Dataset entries
--------

class Buf:

    def __init__(self, parent=None, c0=0):
        self.parent, self.c0 = parent, c0
        self._written = False
        self.g = None

    def grad(self):
        if self.g is None:
# ... 193 lines not shown
        self.drop3d = False
        N, C = x.shape[0], x.shape[1]
        G = N * C // cg if per_sample else C
        self.mean = torch.zeros(G, dtype=torch.float32, device="cuda")
        self.rstd = torch.ones(G, dtype=torch.float32, device="cuda")
        self._p = 0.0
        self._mask = self._state = None
        self.pool = None
        self.sums = None
        self.ext_part = None
        self.ext_tiles, self.ext_ready, self.ext_sums = 0, False, None
        self.res = None
        self.res_post = False
        self.head = None
        self.head_w = self.head_b = None
        self.frozen = False

    def _affine(self):
        return (None if self.gamma is None else self.gamma.data, None if self.beta is None else self.beta.data)

    def _affine_grad(self):
        if self.frozen:
            return (None, None)
        return (None if self.gamma is None else self.gamma.grad, None if self.beta is None else self.beta.grad)

    def fwd(self, ctx):
        if self.no_norm:
            pass
        elif not self.per_sample and not ctx.training:
            ops.norm_stats_from_running(self.running[0], self.running[1], self.eps, self.mean, self.rstd)
# ... 8 lines not shown
                ops.group_norm_stats(self.x.t, self.cg, self.eps, self.mean, self.rstd)
            else:
                ops.norm_stats(self.x.t, self.per_sample, self.eps, self.mean, self.rstd, rm, rv, nbt, self.momentum)
        self._p = self.drop_p if (ctx.training and ctx.dropout) else 0.0
        self._mask = ctx.drop_masks.get(self.site) if (ctx.drop_masks and self._p > 0) else None
        self.salt = ((ctx.rng_stream & 0x7FFF) << 16) | self.site | (0x80000000 if self.drop3d else 0)
        self._state = ctx.state
        if self._p > 0 and self._mask is None and ctx.state is None:
            raise RuntimeError("dropout is active but no device step state was supplied (Ctx.state)")
        if self.res is not None:
            ops.norm_res_act_fwd(self.x.t, self.res.t, self.y.t, self.per_sample, self.mean, self.rstd, *self._affine(),
                                 self.slope, post=self.res_post)
            return
        if self.pool is not None and self.pool.fwd_fused:
            pl = self.pool
            ops.norm_act_fwd_pool(self.x.t, self.y.t, pl.y.t, pl.idx, self.per_sample, self.mean, self.rstd, *self._affine(),
                                  self.slope, self._p, self.salt, self._state, self._mask, cg=self.cg)
            return
        if self.head is not None:
            h = self.head
            ops.norm_head_fwd(self.x.t, h.y.t, self.per_sample, self.mean, self.rstd, *self._affine(), self.slope,
                              h.w.data.view(h.cout, h.cin), None if h.b is None else h.b.data, self._p, self.salt,
                              self._state, self._mask)
            return
        ops.norm_act_fwd(self.x.t, self.y.t, self.per_sample, self.mean, self.rstd, *self._affine(), self.slope, self._p,
                         self.salt, self._state, self._mask, cg=self.cg)

    def bwd(self, ctx):
        assert not self.x.written
        if self.res is not None:
            r = self.res
            ops.norm_res_act_bwd(self.x.t, r.t, self.y.grad(), self.x.grad(), r.grad(), r.written, self.per_sample,
                                 self.mean, self.rstd, *self._affine(), self.slope, *self._affine_grad(), post=self.res_post)
            r.mark_written()
            self.x.mark_written()
            return
        if self.ext_ready:
            self.ext_ready = False
# ... 7 lines not shown
            ops.norm_act_bwd_sums(self.x.t, self.y.grad(), self.per_sample, self.mean, self.rstd, *self._affine(), self.slope,
                                  self.sums, *self._affine_grad())
            return
        if self.pool is not None:
            pl = self.pool
            ops.norm_act_bwd_pool(self.x.t, self.y.grad() if self.y.written else None, pl.y.grad(), pl.idx, self.x.grad(),
                                  self.per_sample, self.mean, self.rstd, *self._affine(), self.slope, self._p, self.salt,
                                  self._state, self._mask, *self._affine_grad(), cg=self.cg)
            self.x.mark_written()
            return
        if self.head is not None:
            h = self.head
            ops.norm_head_bwd(self.x.t, h.y.grad(), self.x.grad(), self.per_sample, self.mean, self.rstd, *self._affine(),
                              self.slope, h.w.data.view(h.cout, h.cin), h.w.grad.view(h.cout, h.cin),
                              h.b.grad if (h.b is not None and h.bias_grad) else None, self._p, self.salt, self._state,
                              self._mask, *self._affine_grad())
            self.x.mark_written()
            return
        ops.norm_act_bwd(self.x.t, self.y.grad(), self.x.grad(), self.per_sample, self.mean, self.rstd, *self._affine(),
                         self.slope, self._p, self.salt, self._state, self._mask, *self._affine_grad(), cg=self.cg,
                         no_norm=self.no_norm)
        self.x.mark_written()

--------

■ **Your instructions**: What lines of the data include the word "dtype"? Copy each of them.

■ **Answer to the exercise**:
        self.mean = torch.zeros(G, dtype=torch.float32, device="cuda")
        self.rstd = torch.ones(G, dtype=torch.float32, device="cuda")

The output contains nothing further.